The Obama administration has approximately doubled the value of a contract with a cloud service provider to store data from the HealthCare.gov website, an indication that the controversial policy, while helping people, will cost more than first thought.

The Centers for Medicare and Medicaid Services (CMS), a federal agency that falls under the US Department of Health and Human Services, will pay up to $58 million to manage and secure information on the Obamacare website for at least seven months as the government prepares to shift that data to a subsidiary of Hewlett Packard Enterprise Services.

The deal was revealed in a contract dated March 6 and reported on by Joseph Marks of NextGov.com.

If this is the final extension Terremark, an IT subsidiary of Verizon technology services, will have been paid $120 million since 2011, when it first became a contractor for HealthCare.gov. The original deal was reportedly for $11 million. Since then, over the course of at least 12 updates, changes, and repairs, the fees swelled to approximately $60 million.

The government has explained the contract modifications by admitting that “at the time of the contract award, the scope of cloud computing needs to support the implementation of insurance exchanges was unknown,” adding that the “CMS believed if the additional services were not added urgently, the exchanges would not function as designed and citizens would continue to have issues using the marketplace.”
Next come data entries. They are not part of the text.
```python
class WideAndDeep(nn.Module):

    def __init__(self,
                 dense_dim: int = CRITEO_DENSE,
                 table_sizes: Optional[List[int]] = None,
                 embedding_dim: int = 16,
                 hidden: Tuple[int, ...] = (1024, 512, 256),
                 compute_dtype: torch.dtype = torch.float32,
                 sharded: bool = False,
                 process_group=None,
                 sparse_optimizer: str = "sgd",
                 sparse_eps: float = 1e-10,
                 sparse_initial_accumulator: float = 0.0,
                 wide_sparse_optimizer: Optional[str] = None,
                 sparse_l1: float = 0.0, sparse_l2: float = 0.0,
                 wide_sparse_lr: Optional[float] = None):
        super().__init__()
        table_sizes = table_sizes or DEFAULT_TABLE_SIZES
        if wide_sparse_optimizer is None:
            wide_sparse_optimizer = _default_wide_rule(sparse_optimizer)
        sparse_kw = dict(
            sparse_optimizer=sparse_optimizer, sparse_eps=sparse_eps,
            sparse_initial_accumulator=sparse_initial_accumulator,
            sparse_l1=sparse_l1, sparse_l2=sparse_l2)
        self.sparse_optimizer = sparse_optimizer
        self.wide_sparse_optimizer = wide_sparse_optimizer
        self.compute_dtype = compute_dtype
        self.dense_dim = dense_dim
        bf16 = compute_dtype == torch.bfloat16
        self.sharded = sharded
        if sharded:
            from tf_yarn_amd.models.sharded_embedding import \
                ShardedCriteoEmbeddings
            self.embeddings = ShardedCriteoEmbeddings(
                table_sizes, embedding_dim, out_bf16=bf16,
                process_group=process_group,
                wide_sparse_optimizer=wide_sparse_optimizer,
                wide_sparse_lr=wide_sparse_lr, **sparse_kw)
            self.deep_embedding = None
            self.wide_embedding = None
        else:
            self.embeddings = None
            self.deep_embedding = SparseEmbedding(
                table_sizes, embedding_dim, out_bf16=bf16, **sparse_kw)
            wide_kw = dict(sparse_kw, sparse_optimizer=wide_sparse_optimizer,
                           wide_sparse_lr=wide_sparse_lr)
            self.wide_embedding = WideScalarEmbedding(table_sizes,
                                                      out_bf16=bf16,
                                                      **wide_kw)
        self.wide_dense = ScalarHead(dense_dim, compute_dtype)
        layers: List[nn.Module] = []
        in_dim = _DeepInput.DENSE_PAD + len(table_sizes) * embedding_dim
        for h in hidden:
            layers.append(FusedLinearReLU(in_dim, h))
            in_dim = h
        self.mlp = nn.Sequential(*layers)
        self.head = ScalarHead(in_dim, compute_dtype)
        if bf16:
            self.mlp = self.mlp.to(torch.bfloat16)

    def _deep_tower(self, deep_in: torch.Tensor) -> torch.Tensor:
        n = len(self.mlp)
        last = self.mlp[n - 1] if n else None
        head = self.head
        if not (isinstance(last, FusedLinearReLU) and deep_in.is_cuda
                and ops.HAVE_EXT and deep_in.dim() == 2
                and deep_in.dtype == torch.bfloat16
                and last.weight.dtype == torch.bfloat16
                and last.bias.dtype == torch.bfloat16
                and head.weight.dtype == torch.bfloat16
                and head.bias.dtype == torch.bfloat16
                and last.weight.shape[0] % 4 == 0
                and ops.fused_head_bwd_enabled()):
            return head(self.mlp(deep_in))
        h = deep_in
        for i in range(n - 1):
            h = self.mlp[i](h)
        return ops.linear_bias_relu_head(h, last.weight, last.bias,
                                         head.weight, head.bias)

    def forward(self, dense: torch.Tensor, sparse_ids: torch.Tensor,
                labels: Optional[torch.Tensor] = None) -> torch.Tensor:
        dense = dense.to(self.compute_dtype)
        if self.sharded:
            b = dense.shape[0]
            emb = self.embeddings
            deep_in = torch.empty(
                b, _DeepInput.DENSE_PAD + emb.F * emb.dim,
                dtype=self.compute_dtype, device=dense.device)
            deep_in, wide_sum = emb(sparse_ids, deep_in,
                                    _DeepInput.DENSE_PAD, dense=dense)
            deep_out = self._deep_tower(deep_in)
            wide_sum = wide_sum.to(deep_out.dtype)
            wd = self.wide_dense(dense)
            if labels is not None:
                return ops.bce_head_loss(deep_out, wide_sum, wd, labels)
            return deep_out + wide_sum + wd
        emb = self.deep_embedding
        flat = (sparse_ids + emb.offsets.unsqueeze(0)).reshape(-1)
        deep_in = _DeepInput.apply(
            dense, emb.weight, flat, emb.dim,
            self.compute_dtype == torch.bfloat16, emb._sink)
        deep_out = self._deep_tower(deep_in)
        wide_emb = self.wide_embedding(sparse_ids).to(deep_out.dtype)
        wd = self.wide_dense(dense)
        if labels is not None:
            return ops.bce_head_loss(deep_out, wide_emb, wd, labels)
        return deep_out + wide_emb + wd

    def start_sparse_sync(self, process_group=None) -> None:
        if self.sharded:
            return
        self.deep_embedding.start_sparse_sync(process_group)
        self.wide_embedding.start_sparse_sync(process_group)

    def finish_sparse_sync(self, lr: float, stream=None) -> None:
        if self.sharded:
            self.embeddings.apply_sparse_updates(lr, stream=stream)
            return
        self.deep_embedding.finish_sparse_sync(lr)
        self.wide_embedding.finish_sparse_sync(lr)

    def apply_sparse_updates(self, lr: float, process_group=None) -> None:
        self.start_sparse_sync(process_group)
        self.finish_sparse_sync(lr)

    def clear_pending(self) -> None:
        if self.sharded:
            self.embeddings.clear_pending()
            return
        self.deep_embedding.clear_pending()
        self.wide_embedding.clear_pending()


class FlatInputWideAndDeep(nn.Module):

    def __init__(self, dense_dim: int = CRITEO_DENSE,
                 table_sizes: Optional[List[int]] = None,
                 embedding_dim: int = 16,
                 hidden: Tuple[int, ...] = (1024, 512, 256),
                 compute_dtype: torch.dtype = torch.float32,
                 sharded: bool = False, process_group=None,
                 sparse_optimizer: str = "sgd", sparse_eps: float = 1e-10,
                 sparse_initial_accumulator: float = 0.0,
                 wide_sparse_optimizer: Optional[str] = None,
                 sparse_l1: float = 0.0, sparse_l2: float = 0.0,
                 wide_sparse_lr: Optional[float] = None):
        super().__init__()
        self.dense_dim = dense_dim
        init_acc = sparse_initial_accumulator
        self.net = WideAndDeep(dense_dim=dense_dim,
                               sparse_optimizer=sparse_optimizer,
                               sparse_eps=sparse_eps,
                               sparse_initial_accumulator=init_acc,
                               wide_sparse_optimizer=wide_sparse_optimizer,
                               sparse_l1=sparse_l1, sparse_l2=sparse_l2,
                               wide_sparse_lr=wide_sparse_lr,
                               table_sizes=table_sizes,
                               embedding_dim=embedding_dim, hidden=hidden,
                               compute_dtype=compute_dtype,
                               sharded=sharded,
                               process_group=process_group)

    def forward(self, x: torch.Tensor,
                labels: Optional[torch.Tensor] = None) -> torch.Tensor:
        dense = x[:, :self.dense_dim]
        ids = x[:, self.dense_dim:].long()
        return self.net(dense, ids, labels=labels)

    def start_sparse_sync(self, process_group=None) -> None:
        self.net.start_sparse_sync(process_group)

    def finish_sparse_sync(self, lr: float, stream=None) -> None:
        self.net.finish_sparse_sync(lr, stream=stream)

    def apply_sparse_updates(self, lr: float, process_group=None) -> None:
        self.net.apply_sparse_updates(lr, process_group)

    def clear_pending(self) -> None:
        self.net.clear_pending()
```

tf_yarn_amd/ops/__init__.py:

```python

from __future__ import annotations

import functools
import logging
import os
from typing import NamedTuple, Optional, Tuple

import torch

logger = logging.getLogger(__name__)

try:
    from tf_yarn_amd.ops import _C
    HAVE_EXT = True
except ImportError as _e:
    _C = None
    HAVE_EXT = False
    _IMPORT_ERROR = _e


def _require_ext() -> None:
    if not HAVE_EXT:
        raise RuntimeError(
            "tf_yarn_amd.ops._C is not built but a GPU tensor was passed. "
# ... 696 lines not shown
    return _env_switch_on("MIYARN_FUSED_HEAD_GRADS")


def col_reduce_dot_sum(x: torch.Tensor, dy: torch.Tensor,
                       out_dtype: torch.dtype = torch.float32):
    if _on_gpu(x, dy):
        _require_ext()
        if out_dtype in (torch.float32, torch.bfloat16):
            dw, db = _C.col_reduce_dot_sum(x.contiguous(), dy.contiguous(),
                                           out_dtype == torch.bfloat16)
            return dw, db
        dw, db = _C.col_reduce_dot_sum(x.contiguous(), dy.contiguous(),
                                       False)
        return dw.to(out_dtype), db.to(out_dtype)
    dw = (x.float() * dy.float().unsqueeze(1)).sum(dim=0)
    db = dy.float().sum().reshape(1)
    return dw.to(out_dtype), db.to(out_dtype)
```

The government announced in November that it would switch providers from Terremark to Hewlett Packard after multiple site outages made it temporarily impossible for people to sign up for a new healthcare plan. Health and Human Services Secretary Kathleen Sebelius told a congressional committee that “It is the Verizon server that failed, not HealthCare.gov” during the flawed Obamacare rollout late last year.

Jeffrey Zients, an economic adviser to the president who was appointed as a consultant on the ongoing project, said the Terremark issues were a “frustrating roadblock.”

There have been reports, though, that administration officials were aware of technological issues at Terremark as far back as 2010. The switch from Terremark to HP, though, hit a snag because of a delay in moving the vast amount of data to a new host.

Frank Gillett, an analyst with Forrester Research, an independent technology and market research company based in New York City, told the Wall Street Journal’s Spencer Ante and Christopher Weaver that shifting such a massive enterprise includes developing a plan, hiring engineers, purchasing equipment, and a number of other ideas.

It is a major exercise to move something like that,” Gillett said in November, adding that “it is a minimum of weeks and more like months.”